I have uploaded new Distance Coloring plug-in files to jlb.ulb. These are similar in concept to Orbit Traps: for each iteration, as the z associated with a pixel moves in the complex plane, information can be accumulated about distances. Afterwards this information is used to calculate an index into the gradient for coloring. See a sample image and a upr in the following post.
Load the upr in the following post into UltraFractal to follow along. This upr has 16 layers, each with the same divergent formula (a simple Julia), the same smooth gradient (gold to brown), and the same location and magnification. Each layer colors the formula differently. The top layer is the standard Smooth (Mandelbrot) coloring for comparison.
Experiment by making changes in these examples.
As with all the UF formulas, you don’t need to understand the details to make interesting fractals.
In the Accumulation Phase, zz is chosen from among z, z-z_prev, z/z_prev, z-pixel, and z/pixel. Here z_prev is the previous value of z. Then, optionally, zz may be replaced by F(azz), where F is one of the built-in functions (like sin or log) and “a” is a parameter. This zz is used for distance calculations.
Next is the distance method. It calculates a distance, d.
All of the iterations may be used, or just some of them.
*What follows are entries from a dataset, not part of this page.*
template <int V, uint32_t kGen>
__device__ __forceinline__ void gen_items(const kacc_interval &b, const DevState &st, uint32_t n,
                                          const NodeRanges &rg, uint32_t base, uint32_t nch, uint32_t g) {
  constexpr int kScan = 4;
  const uint32_t p0 = rg.p0, p1 = rg.p1;
  ChunkItem *__restrict__ items = st.items + base;
  const uint32_t c0 = rg.c0, c1 = rg.c1, v0 = rg.v0, v1 = rg.v1, q0 = rg.q0, q1 = rg.q1;
  auto clampr = [&](uint32_t x) { return min(max(x, p0), p1); };
  auto clampc = [&](uint32_t x) { return min(max(x, c0), c1); };
  auto chunk_of = [&](uint32_t start) -> int {
    return static_cast<int>(min((start - p0) / kChunkRows, nch - 1));
  };
  const uint32_t ctr_rows_end = c1 > c0 ? clampr(b.ctr_proc_end[c1 - 1]) : p0;
  auto mark = [&](uint32_t i, int kc, int kp, uint32_t ChunkItem::*field) {
    if (kc < kp) raise_err(st.err, kErrOffsets);
    for (int k = kp + 1; k <= kc; ++k) items[k].*field = i;
  };
  for (uint32_t cb = c0 + g; cb < ((V & kVarBigNoScan) ? c0 : c1); cb += kGen * kScan) {
    uint32_t e1[kScan], e2[kScan];
#pragma unroll
    for (int u = 0; u < kScan; ++u) {
      const uint32_t c = cb + u * kGen;
      e1[u] = (c < c1 && c > c0) ? b.ctr_proc_end[c - 1] : p0;
      e2[u] = (c < c1 && c > c0 + 1) ? b.ctr_proc_end[c - 2] : p0;
    }
#pragma unroll
    for (int u = 0; u < kScan; ++u) {
      const uint32_t c = cb + u * kGen;
      if (c >= c1) continue;
      mark(c, chunk_of(clampr(e1[u])), c > c0 ? chunk_of(clampr(e2[u])) : -1,
           &ChunkItem::ctr_begin);
    }
  }
  for (uint32_t vb = v0 + g; vb < ((V & kVarBigNoScan) ? v0 : v1); vb += kGen * kScan) {
    uint32_t e1[kScan], e2[kScan];
#pragma unroll
    for (int u = 0; u < kScan; ++u) {
      const uint32_t v = vb + u * kGen;
      e1[u] = (v < v1 && v > v0) ? b.vm_proc_end[v - 1] : ctr_rows_end;
      e2[u] = (v < v1 && v > v0 + 1) ? b.vm_proc_end[v - 2] : ctr_rows_end;
    }
#pragma unroll
// ... 185 lines not shown
      f[2] = w0[2];
      f[3] = w0[3];
      f[4] = w0[4];
      f[5] = w0[5];
      f[6] = w1[3];
      f[7] = w1[4];
      f[8] = w1[5];
      asm volatile("" ::"v"(f[0]), "v"(f[1]), "v"(f[2]), "v"(f[3]), "v"(f[4]), "v"(f[5]), "v"(f[6]), "v"(f[7]),
                   "v"(f[8]));
#pragma unroll
      for (int q = 0; q < 9; ++q) f[q] = uniform_u32(f[q]);
    }
    const uint32_t n = f[0], k = f[1], nch = f[2];
    if (n >= b.n_nodes) {
      if (tid == 0) raise_err(st.err, kErrCapacity);
      __syncthreads();
      idx = uniform_u32(s_next[parity]);
      continue;
    }
    uint32_t status;
    NodeRanges raw;
    node_words(b, n, status, raw);
    if (status & KACC_NODE_READ_ERROR) {
      __syncthreads();
      idx = uniform_u32(s_next[parity]);
      continue;
    }
    const NodeRanges rg = clamp_ranges(b, st, raw, tid);
    const bool last = k + 1 >= nch;
    const uint32_t lo = min(rg.p0 + min(k, nch) * static_cast<uint32_t>(kChunkRows), rg.p1);
    const uint32_t hi = last ? rg.p1 : min(lo + static_cast<uint32_t>(kChunkRows), rg.p1);
    const uint32_t rows = hi - lo;
    const uint32_t cb = min(max(f[3], rg.c0), rg.c1);
    const uint32_t ce = max(min(last ? rg.c1 : f[6], rg.c1), cb);
    const uint32_t vb = min(max(f[4], rg.v0), rg.v1);
    const uint32_t ve = max(min(last ? rg.v1 : f[7], rg.v1), vb);
    const uint32_t qb = min(max(f[5], rg.q0), rg.q1);
    const uint32_t qe = max(min(last ? rg.q1 : f[8], rg.q1), qb);
    const uint32_t nca = kAgg ? ce - cb : 0u;
    const uint32_t ncv = kAgg ? nca + (ve - vb) : 0u;
    const uint32_t nagg = kAgg ? ncv + (qe - qb) : 0u;

    const double *__restrict__ dcpu = b.proc_cpu_delta + lo;
    const uint32_t *__restrict__ pslot = b.proc_slot + lo;
    double d[kR];
    uint32_t w[kR];
#pragma unroll
    for (int u = 0; u < kR; ++u) {
      const uint32_t r = utid + u * kThreads;
      const bool in = r < rows;
      d[u] = in ? (kNtLd ? __builtin_nontemporal_load(dcpu + r) : dcpu[r]) : 0.0;
      w[u] = in ? (kNtLd ? __builtin_nontemporal_load(pslot + r) : pslot[r]) : 0xffffffffu;
    }
    uint64_t prev[kR][Z];
    uint32_t contig = 0;
    if constexpr ((V & kVarSkipProcs) == 0) {
#pragma unroll
      for (int u = 0; u < kR; ++u) {
        const uint64_t sl = w[u] & KACC_SLOT_MASK;
        if constexpr (kT) {
          const uint64_t s0 = uniform_u32(static_cast<uint32_t>(sl));
          const bool mine = (utid + u * kThreads) < rows && sl == s0 + (tid & 63) &&
                            s0 + 64 <= st.proc_slots;
          if (__all(mine)) {
            contig |= 1u << u;
            load_group_masked<Z, false, kNtLd>(st.proc_energy, s0, 64u, s0, prev[u]);
            continue;
          }
        }
        if (sl < st.proc_slots) {
          load_row<Z>(st.proc_energy, sl, prev[u]);
        } else {
#pragma unroll
          for (int z = 0; z < Z; ++z) prev[u][z] = 0;
        }
      }
    }
    const uint32_t ctr_rows_end = rg.c1 > rg.c0 ? b.ctr_proc_end[rg.c1 - 1] : rg.p0;
    auto agg = [&](uint32_t j, uint32_t &beg, uint32_t &end, uint32_t &wd) -> uint32_t {
      if (j < nca) {
        const uint32_t c = cb + j;
        beg = c == rg.c0 ? rg.p0 : b.ctr_proc_end[c - 1];
        end = b.ctr_proc_end[c];
        wd = b.ctr_slot[c];
        return 1u;
      }
      if (j < ncv) {
        const uint32_t v = vb + (j - nca);
        beg = v == rg.v0 ? ctr_rows_end : b.vm_proc_end[v - 1];
        end = b.vm_proc_end[v];
        wd = b.vm_slot[v];
        return 2u;
      }
      const uint32_t q = qb + (j - ncv);
      beg = q == rg.q0 ? rg.c0 : b.pod_ctr_end[q - 1];
      end = b.pod_ctr_end[q];
      wd = b.pod_slot[q];
      return 3u;
    };
    auto cap_of = [&](uint32_t role) {
      return role == 1 ? st.ctr_slots : role == 2 ? st.vm_slots : st.pod_slots;
    };
    auto energy_of = [&](uint32_t role) {
      return role == 1 ? st.ctr_energy : role == 2 ? st.vm_energy : st.pod_energy;
    };
    uint32_t a_role = 0, a_beg = 0, a_end = 0, a_w = 0xffffffffu;
    if (utid < nagg) a_role = agg(utid, a_beg, a_end, a_w);
    const uint32_t a_s = a_w & KACC_SLOT_MASK;
    const bool a_ok = a_role != 0 && a_s < cap_of(a_role);
    uint64_t a_prev[Z];
    double a_total = 0.0;
    if (a_ok) {
      load_row<Z>(energy_of(a_role), agg_row(a_role, a_s), a_prev);
      if (a_role != 2 && !(a_w & KACC_SLOT_NEW))
        a_total = (a_role == 1 ? st.ctr_cpu_total : st.pod_cpu_total)[a_s];
    } else {
#pragma unroll
      for (int z = 0; z < Z; ++z) a_prev[z] = 0;
    }
    if (a_role != 0 && !a_ok) raise_err(st.err, kErrSlot);
    node_params_to_lds<Z>(st, n, tid, sh);
#pragma unroll
    for (int u = 0; u < kR; ++u) {
      const uint32_t r = utid + u * kThreads;
// ... 49 lines not shown
      a_delta = segment(a_role, a_beg, a_end, a_w, a_ok, a_total);
      if (a_role == 1) {
        s_cd[utid] = a_ok ? a_delta : 0.0;
        s_ct[utid] = a_ok ? a_total : 0.0;
      }
    }
    __syncthreads();
    bool defer = false;
    if (a_role == 3) {
      uint32_t beg = a_beg, end = a_end;
      if (beg < rg.c0 || end < beg || end > rg.c1) {
        raise_err(st.err, kErrOffsets);
        beg = max(min(beg, rg.c1), rg.c0);
        end = max(min(end, rg.c1), beg);
      }
      if (end <= ce && end - cb <= static_cast<uint32_t>(kThreads) && beg >= cb) {
        for (uint32_t c = beg - cb; c < end - cb; ++c) {
          a_delta = a_delta + s_cd[c];
          a_total = a_total + s_ct[c];
        }
        if (a_ok) {
          st.pod_cpu_delta[a_s] = a_delta;
          st.pod_cpu_total[a_s] = a_total;
        }
      } else {
        defer = true;
      }
    }
    if (a_ok && !defer) {
      const uint64_t s = a_w & KACC_SLOT_MASK;
      uint64_t E[Z];
      double P[Z];
      const double ratio =
          attribute_row<Z>(a, a_role == 3 ? a.live_pod : a.live, a_delta, (a_w & KACC_SLOT_NEW) != 0, a_prev, E, P);
      store_agg<Z, kNT>(st, a_role, s, E, P, ratio, n);
      if (a_role == 3) export_pod<Z>(b, qb + (utid - ncv), E, P, st.err);
    } else if (a_role == 3 && !a_ok) {
      export_pod_zero<Z>(b, qb + (utid - ncv), st.err);
    }
    if (defer && a_ok) {
      const uint32_t i = atomicAdd(st.defer_ctr, 1u);
      if (i < st.defer_cap)
        st.defer[i] = make_uint2(n, qb + (utid - ncv));
      else
        raise_err(st.err, kErrCapacity);
    }
    if constexpr ((V & kVarSkipProcs) == 0) {
#pragma unroll
      for (int u = 0; u < kR; ++u) {
        const uint32_t r = utid + u * kThreads;
        if constexpr (kT) {
          if (contig & (1u << u)) {
            const uint32_t g = r - (tid & 63);
            attribute_group_masked<Z, kNT, false>(a, sh, s_d, s_w, nullptr, g,
                                           uniform_u32(s_w[g] & KACC_SLOT_MASK), 64u, prev[u],
                                           st.proc_energy, st.proc_ratio, st.proc_node, n);
            continue;
          }
        }
        if (r >= rows) continue;
        const uint32_t wk = s_w[r];
        const uint64_t sl = wk & KACC_SLOT_MASK;
        if (sl >= st.proc_slots) {
          raise_err(st.err, kErrSlot);
          continue;
        }
        uint64_t E[Z];
        const double ratio = attribute_proc<Z>(a, s_d[r], (wk & KACC_SLOT_NEW) != 0, prev[u], E);
        store_proc<Z, kNT && kNtScatterStores>(st, sl, E, ratio, n, !a.keep_node || (wk & KACC_SLOT_NEW));
      }
    }
    for (uint32_t j = kThreads + utid; j < nagg; j += kThreads) {
      uint32_t beg, end, wd;
      const uint32_t role = agg(j, beg, end, wd);
      const uint64_t s = wd & KACC_SLOT_MASK;
      const bool ok = s < cap_of(role);
      if (!ok) {
        raise_err(st.err, kErrSlot);
        if (role == 3) export_pod_zero<Z>(b, qb + (j - ncv), st.err);
        continue;
      }
      if (role == 3) {
        const uint32_t i = atomicAdd(st.defer_ctr, 1u);
        if (i < st.defer_cap)
          st.defer[i] = make_uint2(n, qb + (j - ncv));
        else
          raise_err(st.err, kErrCapacity);
        continue;
      }
      uint64_t pv[Z];
      load_row<Z>(energy_of(role), agg_row(role, s), pv);
      double total = (role == 1 && !(wd & KACC_SLOT_NEW)) ? st.ctr_cpu_total[s] : 0.0;
      const double delta = segment(role, beg, end, wd, true, total);
      agg_out(role, wd, delta, pv);
    }
    __syncthreads();
    idx = uniform_u32(s_next[parity]);
  }
}

template <int Z, int V>
__global__ __launch_bounds__(kBlock) void pod_kernel(const kacc_interval b, const DevState st) {
  constexpr bool kNT = (V & kVarTemporalStores) == 0;
  const int tid = threadIdx.x;
  if (blockIdx.x == 0 && tid == 0) {
    if (!st.keep_items) st.item_ctr[0] = 0u;
    st.item_ctr[1] = 0u;
  }
  const uint32_t count = min(st.defer_ctr[0], st.defer_cap);
  for (uint32_t i = blockIdx.x * kBlock + tid; i < count; i += gridDim.x * kBlock) {
    const uint2 e = st.defer[i];
    const uint32_t n = e.x, q = e.y;
    if (n >= b.n_nodes || q >= b.n_pods) {
      raise_err(st.err, kErrCapacity);
      continue;
    }
    const NodeRanges rg = node_ranges(b, st, n, 1);
    uint32_t beg = q == rg.q0 ? rg.c0 : b.pod_ctr_end[q - 1];
    uint32_t end = b.pod_ctr_end[q];
    beg = max(min(beg, rg.c1), rg.c0);
    end = max(min(end, rg.c1), beg);
    const uint32_t w = b.pod_slot[q];
// ... 53 lines not shown
  node_column_block<Z, kSplit>(na, blockIdx.x, s_w);
}


constexpr int kPowWaves = kBlock / 64;
template <int Z>
__global__ __launch_bounds__(kBlock) void proc_power_kernel(const ProcDerive d, uint64_t first, uint64_t count,
                                                            double *out) {
  __shared__ double s_p[kPowWaves][64 * Z];
  const uint32_t wv = threadIdx.x >> 6, lane = threadIdx.x & 63u;
  const uint64_t s_first = first / Z, s_last = (first + count - 1) / Z;
  const uint64_t S0 = s_first + (static_cast<uint64_t>(blockIdx.x) * kPowWaves + wv) * 64u;
  if (S0 > s_last) return;
  const uint64_t s = min(S0 + lane, s_last);
  const uint32_t n = d.node[s];
  const double r = d.ratio[s];
  double *const sp = s_p[wv];
  if (n < d.nodes) {
    const bool busy = d.cpu_delta[n] != 0;
#pragma unroll
    for (int z = 0; z < Z; ++z) {
      const uint64_t k = static_cast<uint64_t>(n) * Z + z;
      const double aP = d.active_power[k];
      sp[lane * Z + z] = (d.active_energy[k] != 0 && busy && aP != 0) ? r * aP : 0.0;
    }
  } else {
#pragma unroll
    for (int z = 0; z < Z; ++z) sp[lane * Z + z] = 0.0;
  }
  __builtin_amdgcn_fence(__ATOMIC_RELEASE, "wavefront");
  __builtin_amdgcn_wave_barrier();
  __builtin_amdgcn_fence(__ATOMIC_ACQUIRE, "wavefront");
  const uint64_t e0 = S0 * Z, end = first + count;
#pragma unroll
  for (int z = 0; z < Z; ++z) {
    const uint64_t e = e0 + static_cast<uint64_t>(z) * 64u + lane;
    if (e >= first && e < end) __builtin_nontemporal_store(sp[z * 64 + lane], out + (e - first));
  }
}

__global__ __launch_bounds__(kBlock) void pod_pair_copy_kernel(uint64_t *base, uint32_t Z, uint64_t first,
                                                               uint64_t count, uint64_t *dense, int to_table) {
  for (uint64_t i = static_cast<uint64_t>(blockIdx.x) * kBlock + threadIdx.x; i < count;
       i += static_cast<uint64_t>(gridDim.x) * kBlock) {
    const uint64_t e = first + i;
    uint64_t *p = base + (e / Z) * (2ull * Z) + e % Z;
    if (to_table)
      *p = dense[i];
    else
      dense[i] = *p;
  }
}

}

namespace {

std::mutex g_err_mu;
std::string g_create_error;

struct TableDesc {
  uint32_t elem;
  int per;
  bool zoned;
  bool derived;
};

const TableDesc kTables[KACC_T_COUNT] = {
    {8, 0, true, false},  {8, 0, true, false},  {8, 0, true, false},  {8, 0, true, false},
    {8, 0, true, false},  {8, 0, true, false},  {8, 0, true, false},  {8, 0, false, false},
    {4, 0, false, false}, {8, 0, false, false}, {8, 0, false, false}, {4, 0, false, false},
    {8, 1, true, false},  {8, 1, true, true},   {8, 2, true, false},  {8, 2, true, true},
    {8, 2, false, false}, {8, 2, false, false}, {8, 3, true, false},  {8, 3, true, true},
    {8, 3, false, false}, {8, 4, true, false},  {8, 4, true, false},  {8, 4, false, false},
    {8, 4, false, false}, {8, 1, false, false}, {4, 1, false, false}, {8, 2, false, false},
    {4, 2, false, false}, {8, 3, false, false}, {4, 3, false, false},
};
static_assert(KACC_T_PROC_POWER == 13 && KACC_T_PROC_RATIO == 25 && KACC_T_PROC_NODE == 26 &&
                  KACC_T_CTR_RATIO == 27 && KACC_T_VM_NODE == 30 && KACC_T_COUNT == 31,
              "kTables rows follow the kacc_table enum");

}

int kacc_fail(kacc_ctx *ctx, int code, const char *fmt, ...) {
  char buf[512];
  va_list ap;
  va_start(ap, fmt);
  vsnprintf(buf, sizeof(buf), fmt, ap);
  va_end(ap);
  if (ctx) {
    ctx->err = buf;
  } else {
    std::lock_guard<std::mutex> lk(g_err_mu);
    g_create_error = buf;
  }
  return code;
}

namespace {

#define fail kacc_fail

bool pod_paired(int t) { return t == KACC_T_POD_ENERGY || t == KACC_T_POD_POWER; }

uint64_t table_count(const kacc_config &c, int t);
size_t table_alloc_bytes(const kacc_ctx *ctx, int t) {
  const size_t n = std::max<uint64_t>(ctx->counts[t], 1) * kTables[t].elem;
  return t == KACC_T_POD_ENERGY ? 2 * n : n;
}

I describe various distance methods below.
Note that in the Final phase, “How to color,” the first six possibilities only use specific distances: First, Last, Smallest, Largest, Distance Range (Largest-Smallest), and Distance Ratio (Largest/Smallest). These are floats rather than complex values.
The remaining six possibilities use averages, and there are more possibilities. The averages may be weighted. Positive values of p give more weight to later iterations; negative values of p give more weight to earlier iterations; p of zero weights all iterations the same.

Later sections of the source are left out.